Dataset excerpts START

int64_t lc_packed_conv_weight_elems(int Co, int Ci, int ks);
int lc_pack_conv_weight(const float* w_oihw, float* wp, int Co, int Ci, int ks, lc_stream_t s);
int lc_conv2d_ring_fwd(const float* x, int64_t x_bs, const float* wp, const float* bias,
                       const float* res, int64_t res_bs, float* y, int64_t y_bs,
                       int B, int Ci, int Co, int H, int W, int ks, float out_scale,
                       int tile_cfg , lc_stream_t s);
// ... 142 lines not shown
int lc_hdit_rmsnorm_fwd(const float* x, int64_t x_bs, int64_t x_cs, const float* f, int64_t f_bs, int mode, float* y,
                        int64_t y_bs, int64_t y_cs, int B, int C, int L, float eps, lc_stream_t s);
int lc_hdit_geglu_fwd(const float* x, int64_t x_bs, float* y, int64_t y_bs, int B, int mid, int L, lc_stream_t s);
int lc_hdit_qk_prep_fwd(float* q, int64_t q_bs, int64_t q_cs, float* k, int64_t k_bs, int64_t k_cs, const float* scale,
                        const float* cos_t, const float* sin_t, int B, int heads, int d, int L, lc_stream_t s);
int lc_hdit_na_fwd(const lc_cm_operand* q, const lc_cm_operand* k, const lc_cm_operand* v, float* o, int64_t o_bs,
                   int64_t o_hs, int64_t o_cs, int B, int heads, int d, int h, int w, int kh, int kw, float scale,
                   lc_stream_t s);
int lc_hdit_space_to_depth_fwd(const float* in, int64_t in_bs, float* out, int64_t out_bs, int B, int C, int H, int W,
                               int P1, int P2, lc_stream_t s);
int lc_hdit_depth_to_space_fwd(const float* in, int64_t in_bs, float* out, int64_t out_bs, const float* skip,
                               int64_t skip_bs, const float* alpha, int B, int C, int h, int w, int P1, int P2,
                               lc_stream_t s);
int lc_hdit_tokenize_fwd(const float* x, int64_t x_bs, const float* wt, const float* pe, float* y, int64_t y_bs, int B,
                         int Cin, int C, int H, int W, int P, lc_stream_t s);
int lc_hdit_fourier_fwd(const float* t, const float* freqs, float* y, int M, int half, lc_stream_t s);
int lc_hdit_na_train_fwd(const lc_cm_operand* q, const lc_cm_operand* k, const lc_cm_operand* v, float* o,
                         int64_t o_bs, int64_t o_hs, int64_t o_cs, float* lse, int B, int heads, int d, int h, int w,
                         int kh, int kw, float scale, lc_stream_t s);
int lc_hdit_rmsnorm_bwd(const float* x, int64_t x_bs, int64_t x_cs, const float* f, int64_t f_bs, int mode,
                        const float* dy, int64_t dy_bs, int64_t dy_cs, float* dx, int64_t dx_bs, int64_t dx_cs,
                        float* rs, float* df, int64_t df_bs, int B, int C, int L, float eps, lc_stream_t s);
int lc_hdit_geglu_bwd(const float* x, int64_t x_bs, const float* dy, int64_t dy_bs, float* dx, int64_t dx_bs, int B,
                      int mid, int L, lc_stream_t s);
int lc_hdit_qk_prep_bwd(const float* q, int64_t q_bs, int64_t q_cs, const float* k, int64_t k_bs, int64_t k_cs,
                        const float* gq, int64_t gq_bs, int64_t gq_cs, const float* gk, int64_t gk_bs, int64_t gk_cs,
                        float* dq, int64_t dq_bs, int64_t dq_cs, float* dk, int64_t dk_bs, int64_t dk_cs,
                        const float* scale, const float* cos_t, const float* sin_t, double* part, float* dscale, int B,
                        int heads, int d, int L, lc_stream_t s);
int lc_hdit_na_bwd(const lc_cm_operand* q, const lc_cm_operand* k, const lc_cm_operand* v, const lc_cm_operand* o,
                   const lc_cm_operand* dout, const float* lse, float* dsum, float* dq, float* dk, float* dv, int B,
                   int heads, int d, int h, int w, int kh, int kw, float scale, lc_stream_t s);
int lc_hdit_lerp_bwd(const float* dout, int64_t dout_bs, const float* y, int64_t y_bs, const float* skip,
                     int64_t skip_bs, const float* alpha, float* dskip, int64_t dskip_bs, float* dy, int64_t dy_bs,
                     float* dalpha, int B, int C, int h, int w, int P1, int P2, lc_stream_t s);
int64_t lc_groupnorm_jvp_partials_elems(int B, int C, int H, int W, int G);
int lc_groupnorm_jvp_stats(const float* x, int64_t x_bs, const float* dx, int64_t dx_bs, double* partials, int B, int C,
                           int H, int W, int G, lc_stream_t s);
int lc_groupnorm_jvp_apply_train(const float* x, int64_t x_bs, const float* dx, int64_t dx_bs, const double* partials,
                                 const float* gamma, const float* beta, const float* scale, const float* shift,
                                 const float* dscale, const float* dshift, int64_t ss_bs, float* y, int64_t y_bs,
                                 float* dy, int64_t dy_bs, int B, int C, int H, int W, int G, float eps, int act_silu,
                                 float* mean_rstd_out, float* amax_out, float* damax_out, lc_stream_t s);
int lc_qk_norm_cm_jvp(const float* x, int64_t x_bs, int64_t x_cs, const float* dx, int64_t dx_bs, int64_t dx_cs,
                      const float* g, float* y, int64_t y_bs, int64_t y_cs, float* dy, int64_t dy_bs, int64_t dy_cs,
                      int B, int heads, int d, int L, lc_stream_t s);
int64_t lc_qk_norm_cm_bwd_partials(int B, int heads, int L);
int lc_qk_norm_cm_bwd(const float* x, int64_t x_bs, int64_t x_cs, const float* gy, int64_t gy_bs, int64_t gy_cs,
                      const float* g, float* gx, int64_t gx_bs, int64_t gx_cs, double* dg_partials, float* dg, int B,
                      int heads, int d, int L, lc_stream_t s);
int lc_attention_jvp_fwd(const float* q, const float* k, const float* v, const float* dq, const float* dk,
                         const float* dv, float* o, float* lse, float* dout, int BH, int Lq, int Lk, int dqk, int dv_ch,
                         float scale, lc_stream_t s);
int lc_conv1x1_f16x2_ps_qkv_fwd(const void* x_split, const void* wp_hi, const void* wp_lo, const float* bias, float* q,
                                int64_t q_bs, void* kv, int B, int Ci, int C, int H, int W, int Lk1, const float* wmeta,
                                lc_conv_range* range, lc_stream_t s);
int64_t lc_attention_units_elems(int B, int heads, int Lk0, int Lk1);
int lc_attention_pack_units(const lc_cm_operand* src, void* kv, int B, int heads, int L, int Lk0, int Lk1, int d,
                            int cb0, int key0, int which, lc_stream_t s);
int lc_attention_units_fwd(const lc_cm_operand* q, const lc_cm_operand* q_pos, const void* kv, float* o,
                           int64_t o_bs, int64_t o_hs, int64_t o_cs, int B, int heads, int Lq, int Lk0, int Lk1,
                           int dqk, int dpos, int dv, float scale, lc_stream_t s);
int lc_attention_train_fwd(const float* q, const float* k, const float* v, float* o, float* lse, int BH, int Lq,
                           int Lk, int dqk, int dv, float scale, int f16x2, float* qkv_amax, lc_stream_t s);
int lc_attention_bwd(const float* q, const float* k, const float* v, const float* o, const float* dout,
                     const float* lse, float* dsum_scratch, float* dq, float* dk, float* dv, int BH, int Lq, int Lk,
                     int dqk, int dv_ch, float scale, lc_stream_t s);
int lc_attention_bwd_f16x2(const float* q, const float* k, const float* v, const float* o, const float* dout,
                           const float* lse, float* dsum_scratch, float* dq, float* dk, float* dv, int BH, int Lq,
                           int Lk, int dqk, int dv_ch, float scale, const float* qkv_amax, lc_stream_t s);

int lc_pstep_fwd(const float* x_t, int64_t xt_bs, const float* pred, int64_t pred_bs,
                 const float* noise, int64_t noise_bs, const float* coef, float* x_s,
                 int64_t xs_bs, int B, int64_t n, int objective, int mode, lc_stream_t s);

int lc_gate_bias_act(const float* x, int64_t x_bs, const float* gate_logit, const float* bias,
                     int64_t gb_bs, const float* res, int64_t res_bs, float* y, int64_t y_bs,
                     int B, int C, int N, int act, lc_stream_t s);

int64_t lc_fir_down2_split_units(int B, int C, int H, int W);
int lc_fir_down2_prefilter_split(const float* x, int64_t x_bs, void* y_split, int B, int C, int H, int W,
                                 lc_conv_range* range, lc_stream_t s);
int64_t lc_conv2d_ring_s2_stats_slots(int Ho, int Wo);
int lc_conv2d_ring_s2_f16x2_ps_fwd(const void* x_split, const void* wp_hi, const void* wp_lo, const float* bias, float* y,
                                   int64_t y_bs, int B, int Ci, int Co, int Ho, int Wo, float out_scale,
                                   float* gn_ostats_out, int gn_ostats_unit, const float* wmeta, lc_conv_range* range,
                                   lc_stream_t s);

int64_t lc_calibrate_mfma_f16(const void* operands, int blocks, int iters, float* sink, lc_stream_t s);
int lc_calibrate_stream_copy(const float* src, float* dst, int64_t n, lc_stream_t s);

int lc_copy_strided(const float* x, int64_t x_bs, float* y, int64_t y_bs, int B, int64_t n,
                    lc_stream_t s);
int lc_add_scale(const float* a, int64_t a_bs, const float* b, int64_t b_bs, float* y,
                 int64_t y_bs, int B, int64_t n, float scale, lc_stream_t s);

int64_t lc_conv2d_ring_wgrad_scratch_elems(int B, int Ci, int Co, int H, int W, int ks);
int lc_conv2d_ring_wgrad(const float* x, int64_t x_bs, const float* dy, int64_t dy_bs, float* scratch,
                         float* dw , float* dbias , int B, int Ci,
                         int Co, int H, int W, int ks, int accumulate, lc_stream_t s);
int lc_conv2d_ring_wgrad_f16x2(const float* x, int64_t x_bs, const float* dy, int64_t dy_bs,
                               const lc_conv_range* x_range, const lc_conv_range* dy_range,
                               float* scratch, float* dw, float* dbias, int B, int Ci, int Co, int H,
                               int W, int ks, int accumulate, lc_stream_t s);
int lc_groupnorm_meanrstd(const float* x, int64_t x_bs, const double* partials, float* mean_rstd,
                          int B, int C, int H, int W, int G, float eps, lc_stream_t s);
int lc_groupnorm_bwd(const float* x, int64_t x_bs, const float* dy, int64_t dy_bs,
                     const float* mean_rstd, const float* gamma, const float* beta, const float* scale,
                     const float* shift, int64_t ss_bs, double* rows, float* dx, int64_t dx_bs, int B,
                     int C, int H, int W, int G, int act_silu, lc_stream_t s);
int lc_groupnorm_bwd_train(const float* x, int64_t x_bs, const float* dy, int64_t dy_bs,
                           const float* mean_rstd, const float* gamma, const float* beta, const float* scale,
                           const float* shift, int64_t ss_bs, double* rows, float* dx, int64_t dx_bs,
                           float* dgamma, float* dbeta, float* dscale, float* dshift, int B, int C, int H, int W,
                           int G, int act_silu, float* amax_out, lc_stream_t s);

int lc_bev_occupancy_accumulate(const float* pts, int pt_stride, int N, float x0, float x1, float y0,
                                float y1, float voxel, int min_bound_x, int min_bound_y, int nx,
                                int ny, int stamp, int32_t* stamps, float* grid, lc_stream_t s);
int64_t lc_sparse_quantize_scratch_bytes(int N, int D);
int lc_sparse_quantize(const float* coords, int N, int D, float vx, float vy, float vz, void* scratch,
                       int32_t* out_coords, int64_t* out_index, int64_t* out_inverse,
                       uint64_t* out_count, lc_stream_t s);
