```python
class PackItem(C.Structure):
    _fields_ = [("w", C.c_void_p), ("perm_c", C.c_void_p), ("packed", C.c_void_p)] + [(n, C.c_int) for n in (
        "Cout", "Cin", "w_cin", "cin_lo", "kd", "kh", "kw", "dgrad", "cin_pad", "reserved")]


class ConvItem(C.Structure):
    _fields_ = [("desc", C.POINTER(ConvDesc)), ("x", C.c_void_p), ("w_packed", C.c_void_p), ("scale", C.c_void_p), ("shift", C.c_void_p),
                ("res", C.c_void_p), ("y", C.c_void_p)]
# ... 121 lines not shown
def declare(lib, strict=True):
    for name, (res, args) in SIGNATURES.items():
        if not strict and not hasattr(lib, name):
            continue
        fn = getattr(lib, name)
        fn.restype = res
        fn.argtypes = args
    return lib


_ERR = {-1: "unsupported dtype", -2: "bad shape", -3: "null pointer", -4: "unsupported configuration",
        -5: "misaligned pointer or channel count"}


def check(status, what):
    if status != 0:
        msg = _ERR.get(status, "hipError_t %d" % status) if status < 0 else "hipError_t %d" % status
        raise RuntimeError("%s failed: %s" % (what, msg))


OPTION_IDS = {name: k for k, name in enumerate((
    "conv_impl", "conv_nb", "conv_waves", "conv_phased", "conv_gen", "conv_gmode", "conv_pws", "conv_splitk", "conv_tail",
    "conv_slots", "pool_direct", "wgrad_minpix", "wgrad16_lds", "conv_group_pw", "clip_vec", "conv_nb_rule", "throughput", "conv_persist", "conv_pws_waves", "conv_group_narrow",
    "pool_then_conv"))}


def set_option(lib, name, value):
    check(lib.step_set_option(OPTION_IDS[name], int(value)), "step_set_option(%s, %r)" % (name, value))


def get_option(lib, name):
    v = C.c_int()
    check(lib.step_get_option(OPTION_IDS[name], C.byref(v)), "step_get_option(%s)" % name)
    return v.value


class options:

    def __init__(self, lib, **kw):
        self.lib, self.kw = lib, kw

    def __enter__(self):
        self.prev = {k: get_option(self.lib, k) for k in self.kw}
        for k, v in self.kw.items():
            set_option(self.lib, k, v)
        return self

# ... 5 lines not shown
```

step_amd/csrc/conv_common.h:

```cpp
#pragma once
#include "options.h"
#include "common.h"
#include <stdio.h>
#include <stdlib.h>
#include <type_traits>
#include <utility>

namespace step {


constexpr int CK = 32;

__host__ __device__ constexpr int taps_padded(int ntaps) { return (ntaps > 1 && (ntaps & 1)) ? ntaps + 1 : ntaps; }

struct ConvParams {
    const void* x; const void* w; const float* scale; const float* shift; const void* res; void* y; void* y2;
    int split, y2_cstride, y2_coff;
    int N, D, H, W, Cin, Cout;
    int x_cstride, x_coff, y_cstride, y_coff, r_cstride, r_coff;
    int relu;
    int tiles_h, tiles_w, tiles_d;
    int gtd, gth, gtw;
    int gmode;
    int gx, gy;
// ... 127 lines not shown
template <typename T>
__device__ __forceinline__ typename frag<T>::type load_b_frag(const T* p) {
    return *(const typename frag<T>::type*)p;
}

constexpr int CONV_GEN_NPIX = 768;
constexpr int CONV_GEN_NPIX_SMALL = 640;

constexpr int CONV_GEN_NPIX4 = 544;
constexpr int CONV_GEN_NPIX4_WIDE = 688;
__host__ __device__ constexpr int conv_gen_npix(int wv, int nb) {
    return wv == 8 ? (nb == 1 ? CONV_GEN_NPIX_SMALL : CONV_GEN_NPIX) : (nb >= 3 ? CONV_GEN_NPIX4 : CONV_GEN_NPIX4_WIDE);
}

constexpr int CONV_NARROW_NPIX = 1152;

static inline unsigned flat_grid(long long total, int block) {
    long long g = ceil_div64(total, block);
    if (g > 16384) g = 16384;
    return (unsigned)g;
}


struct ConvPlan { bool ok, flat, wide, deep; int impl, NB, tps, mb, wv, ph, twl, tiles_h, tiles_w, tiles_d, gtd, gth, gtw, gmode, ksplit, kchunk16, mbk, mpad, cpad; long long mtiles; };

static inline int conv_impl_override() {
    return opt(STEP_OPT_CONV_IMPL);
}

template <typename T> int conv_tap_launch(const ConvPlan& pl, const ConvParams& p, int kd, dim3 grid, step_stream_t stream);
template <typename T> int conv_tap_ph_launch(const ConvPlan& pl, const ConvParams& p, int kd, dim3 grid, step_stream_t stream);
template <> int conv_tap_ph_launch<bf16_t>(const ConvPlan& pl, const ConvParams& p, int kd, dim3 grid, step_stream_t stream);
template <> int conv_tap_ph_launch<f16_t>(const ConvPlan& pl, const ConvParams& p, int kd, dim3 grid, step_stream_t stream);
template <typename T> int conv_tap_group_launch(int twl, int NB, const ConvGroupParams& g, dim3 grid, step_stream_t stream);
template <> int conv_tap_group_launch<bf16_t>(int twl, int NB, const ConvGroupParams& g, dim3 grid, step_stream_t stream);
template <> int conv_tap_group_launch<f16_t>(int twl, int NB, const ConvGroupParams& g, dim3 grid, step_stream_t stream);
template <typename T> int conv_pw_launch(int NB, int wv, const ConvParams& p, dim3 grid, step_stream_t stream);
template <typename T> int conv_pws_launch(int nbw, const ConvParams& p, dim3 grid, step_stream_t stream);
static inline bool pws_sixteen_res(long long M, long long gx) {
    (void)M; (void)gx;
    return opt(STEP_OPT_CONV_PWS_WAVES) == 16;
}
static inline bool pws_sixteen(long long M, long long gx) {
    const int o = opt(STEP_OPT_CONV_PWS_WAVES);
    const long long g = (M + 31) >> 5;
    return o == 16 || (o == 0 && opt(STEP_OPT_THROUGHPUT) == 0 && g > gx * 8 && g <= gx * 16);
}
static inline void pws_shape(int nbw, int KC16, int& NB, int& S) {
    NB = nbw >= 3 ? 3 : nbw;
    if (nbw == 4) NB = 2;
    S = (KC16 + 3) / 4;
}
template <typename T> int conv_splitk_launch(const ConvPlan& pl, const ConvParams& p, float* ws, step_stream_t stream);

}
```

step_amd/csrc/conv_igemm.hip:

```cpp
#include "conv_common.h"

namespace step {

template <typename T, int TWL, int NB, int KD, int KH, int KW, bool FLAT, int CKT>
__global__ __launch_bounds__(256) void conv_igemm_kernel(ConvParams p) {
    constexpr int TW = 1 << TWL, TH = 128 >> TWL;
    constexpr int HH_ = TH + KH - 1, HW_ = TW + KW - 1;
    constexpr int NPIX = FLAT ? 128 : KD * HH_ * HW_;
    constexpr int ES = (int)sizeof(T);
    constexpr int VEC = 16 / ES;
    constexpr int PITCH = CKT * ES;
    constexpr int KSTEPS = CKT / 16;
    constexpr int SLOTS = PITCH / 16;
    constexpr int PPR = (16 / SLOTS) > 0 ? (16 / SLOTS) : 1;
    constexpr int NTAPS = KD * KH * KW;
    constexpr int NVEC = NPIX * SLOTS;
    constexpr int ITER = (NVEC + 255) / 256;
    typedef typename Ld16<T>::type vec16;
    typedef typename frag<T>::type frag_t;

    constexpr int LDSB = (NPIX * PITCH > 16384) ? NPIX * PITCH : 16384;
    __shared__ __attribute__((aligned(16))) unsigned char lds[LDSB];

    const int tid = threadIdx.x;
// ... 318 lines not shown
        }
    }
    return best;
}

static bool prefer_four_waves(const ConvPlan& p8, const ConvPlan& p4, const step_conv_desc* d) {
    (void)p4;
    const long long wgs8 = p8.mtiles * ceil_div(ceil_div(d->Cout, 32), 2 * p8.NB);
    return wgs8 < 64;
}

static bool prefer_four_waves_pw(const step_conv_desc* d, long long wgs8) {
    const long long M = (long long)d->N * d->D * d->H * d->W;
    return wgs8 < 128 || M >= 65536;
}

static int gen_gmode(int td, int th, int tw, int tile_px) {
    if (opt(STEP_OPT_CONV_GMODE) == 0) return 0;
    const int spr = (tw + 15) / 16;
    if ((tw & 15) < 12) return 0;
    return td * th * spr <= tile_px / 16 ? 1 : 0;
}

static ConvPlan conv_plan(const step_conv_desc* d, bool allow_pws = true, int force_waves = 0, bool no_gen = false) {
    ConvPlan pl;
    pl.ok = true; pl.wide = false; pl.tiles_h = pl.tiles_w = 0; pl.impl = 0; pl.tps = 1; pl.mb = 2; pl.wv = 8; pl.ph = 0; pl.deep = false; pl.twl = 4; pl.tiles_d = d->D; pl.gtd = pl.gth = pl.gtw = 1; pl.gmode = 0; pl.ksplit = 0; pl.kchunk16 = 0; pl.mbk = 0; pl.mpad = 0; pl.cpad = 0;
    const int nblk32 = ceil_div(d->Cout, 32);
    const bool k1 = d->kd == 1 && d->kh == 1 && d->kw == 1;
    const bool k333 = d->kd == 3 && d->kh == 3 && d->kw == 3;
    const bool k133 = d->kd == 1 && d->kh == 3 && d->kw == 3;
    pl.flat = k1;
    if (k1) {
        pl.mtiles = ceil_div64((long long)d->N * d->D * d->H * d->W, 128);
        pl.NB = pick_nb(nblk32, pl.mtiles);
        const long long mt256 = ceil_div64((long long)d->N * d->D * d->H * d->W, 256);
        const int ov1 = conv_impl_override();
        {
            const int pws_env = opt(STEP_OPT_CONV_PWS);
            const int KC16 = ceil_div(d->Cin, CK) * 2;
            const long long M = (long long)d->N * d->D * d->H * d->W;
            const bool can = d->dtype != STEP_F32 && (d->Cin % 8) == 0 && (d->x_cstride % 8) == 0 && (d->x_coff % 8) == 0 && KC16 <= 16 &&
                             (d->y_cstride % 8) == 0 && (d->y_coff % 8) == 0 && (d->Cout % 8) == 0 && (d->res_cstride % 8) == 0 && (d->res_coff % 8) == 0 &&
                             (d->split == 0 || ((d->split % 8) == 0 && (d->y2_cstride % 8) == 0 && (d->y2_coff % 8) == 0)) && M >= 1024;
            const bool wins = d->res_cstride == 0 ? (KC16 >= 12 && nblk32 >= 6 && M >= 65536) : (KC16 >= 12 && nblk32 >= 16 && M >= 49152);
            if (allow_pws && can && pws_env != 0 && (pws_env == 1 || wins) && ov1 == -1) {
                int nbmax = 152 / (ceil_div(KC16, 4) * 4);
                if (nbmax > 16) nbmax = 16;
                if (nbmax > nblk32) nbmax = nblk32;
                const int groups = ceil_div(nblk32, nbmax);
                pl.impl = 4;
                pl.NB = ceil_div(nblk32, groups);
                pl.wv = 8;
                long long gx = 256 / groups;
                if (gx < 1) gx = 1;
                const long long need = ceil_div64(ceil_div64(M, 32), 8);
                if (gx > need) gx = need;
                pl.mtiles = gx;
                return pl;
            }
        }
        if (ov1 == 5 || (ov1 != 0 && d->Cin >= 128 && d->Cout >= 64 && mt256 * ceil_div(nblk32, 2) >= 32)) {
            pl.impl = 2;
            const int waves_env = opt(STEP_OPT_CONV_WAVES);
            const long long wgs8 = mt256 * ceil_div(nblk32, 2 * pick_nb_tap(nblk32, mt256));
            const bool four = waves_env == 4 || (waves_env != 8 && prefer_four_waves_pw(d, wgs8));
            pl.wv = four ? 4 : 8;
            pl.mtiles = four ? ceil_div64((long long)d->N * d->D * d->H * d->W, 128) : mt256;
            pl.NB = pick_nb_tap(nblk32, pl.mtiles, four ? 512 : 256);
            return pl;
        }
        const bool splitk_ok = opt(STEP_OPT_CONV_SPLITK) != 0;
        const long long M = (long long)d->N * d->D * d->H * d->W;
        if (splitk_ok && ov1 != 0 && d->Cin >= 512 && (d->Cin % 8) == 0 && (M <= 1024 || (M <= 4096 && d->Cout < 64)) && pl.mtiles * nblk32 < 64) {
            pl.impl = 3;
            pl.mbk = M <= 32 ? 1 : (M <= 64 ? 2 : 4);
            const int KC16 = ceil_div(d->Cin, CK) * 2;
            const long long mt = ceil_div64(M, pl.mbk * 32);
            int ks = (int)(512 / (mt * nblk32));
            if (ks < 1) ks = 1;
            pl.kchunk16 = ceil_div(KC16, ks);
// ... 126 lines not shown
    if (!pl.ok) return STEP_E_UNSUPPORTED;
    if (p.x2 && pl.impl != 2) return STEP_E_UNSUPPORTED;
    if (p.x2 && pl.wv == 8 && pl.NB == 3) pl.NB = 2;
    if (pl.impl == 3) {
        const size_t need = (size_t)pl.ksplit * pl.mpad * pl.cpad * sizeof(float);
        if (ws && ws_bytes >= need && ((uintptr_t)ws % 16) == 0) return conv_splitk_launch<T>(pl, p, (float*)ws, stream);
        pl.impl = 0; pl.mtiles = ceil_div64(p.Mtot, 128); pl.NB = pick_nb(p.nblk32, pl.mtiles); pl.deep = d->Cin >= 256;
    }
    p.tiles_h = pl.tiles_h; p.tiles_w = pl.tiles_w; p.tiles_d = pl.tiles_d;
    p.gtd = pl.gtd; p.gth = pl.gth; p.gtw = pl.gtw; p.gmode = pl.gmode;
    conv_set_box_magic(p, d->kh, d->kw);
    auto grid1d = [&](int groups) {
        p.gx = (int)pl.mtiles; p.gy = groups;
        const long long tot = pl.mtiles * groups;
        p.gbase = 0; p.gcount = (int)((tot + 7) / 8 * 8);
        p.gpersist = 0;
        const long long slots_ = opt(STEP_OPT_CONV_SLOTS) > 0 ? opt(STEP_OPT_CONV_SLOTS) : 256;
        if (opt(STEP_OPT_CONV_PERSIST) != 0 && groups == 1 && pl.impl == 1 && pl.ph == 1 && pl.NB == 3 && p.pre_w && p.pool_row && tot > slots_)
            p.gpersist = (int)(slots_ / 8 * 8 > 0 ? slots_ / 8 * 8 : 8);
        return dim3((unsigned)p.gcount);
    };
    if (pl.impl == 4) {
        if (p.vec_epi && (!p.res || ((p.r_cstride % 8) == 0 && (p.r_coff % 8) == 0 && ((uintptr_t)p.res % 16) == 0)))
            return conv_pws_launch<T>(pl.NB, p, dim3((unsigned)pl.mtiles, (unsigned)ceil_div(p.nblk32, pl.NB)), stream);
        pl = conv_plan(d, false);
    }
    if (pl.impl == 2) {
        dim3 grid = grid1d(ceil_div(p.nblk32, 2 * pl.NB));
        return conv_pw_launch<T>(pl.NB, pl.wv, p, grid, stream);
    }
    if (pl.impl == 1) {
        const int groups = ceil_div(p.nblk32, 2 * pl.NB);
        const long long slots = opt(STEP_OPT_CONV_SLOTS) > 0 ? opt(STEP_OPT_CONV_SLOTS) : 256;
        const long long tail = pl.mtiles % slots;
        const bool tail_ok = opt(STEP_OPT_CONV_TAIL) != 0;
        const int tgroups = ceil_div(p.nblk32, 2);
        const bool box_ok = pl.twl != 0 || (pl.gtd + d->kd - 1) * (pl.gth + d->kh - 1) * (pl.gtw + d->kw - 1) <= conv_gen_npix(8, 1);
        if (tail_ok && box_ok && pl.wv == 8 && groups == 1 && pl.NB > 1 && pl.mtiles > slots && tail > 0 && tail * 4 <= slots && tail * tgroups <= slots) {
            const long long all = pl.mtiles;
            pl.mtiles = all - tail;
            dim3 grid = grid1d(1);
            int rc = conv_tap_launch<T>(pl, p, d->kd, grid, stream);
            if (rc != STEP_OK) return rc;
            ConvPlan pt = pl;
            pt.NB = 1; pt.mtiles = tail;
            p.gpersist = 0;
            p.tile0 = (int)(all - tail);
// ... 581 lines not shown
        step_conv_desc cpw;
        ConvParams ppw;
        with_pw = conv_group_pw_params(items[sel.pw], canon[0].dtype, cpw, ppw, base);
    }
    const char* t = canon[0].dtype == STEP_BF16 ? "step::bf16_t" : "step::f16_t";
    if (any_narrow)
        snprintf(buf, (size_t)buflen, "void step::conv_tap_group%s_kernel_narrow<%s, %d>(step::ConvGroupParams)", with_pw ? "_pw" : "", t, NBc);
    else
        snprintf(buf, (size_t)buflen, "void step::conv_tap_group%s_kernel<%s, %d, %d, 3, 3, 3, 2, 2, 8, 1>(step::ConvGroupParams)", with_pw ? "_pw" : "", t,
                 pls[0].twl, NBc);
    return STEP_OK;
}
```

Dataset excerpts END

## Your task
Report every line of the material above in which "nbmax" appears.

## Written solution
                int nbmax = 152 / (ceil_div(KC16, 4) * 4);
                if (nbmax > 16) nbmax = 16;
                if (nbmax > nblk32) nbmax = nblk32;
                const int groups = ceil_div(nblk32, nbmax);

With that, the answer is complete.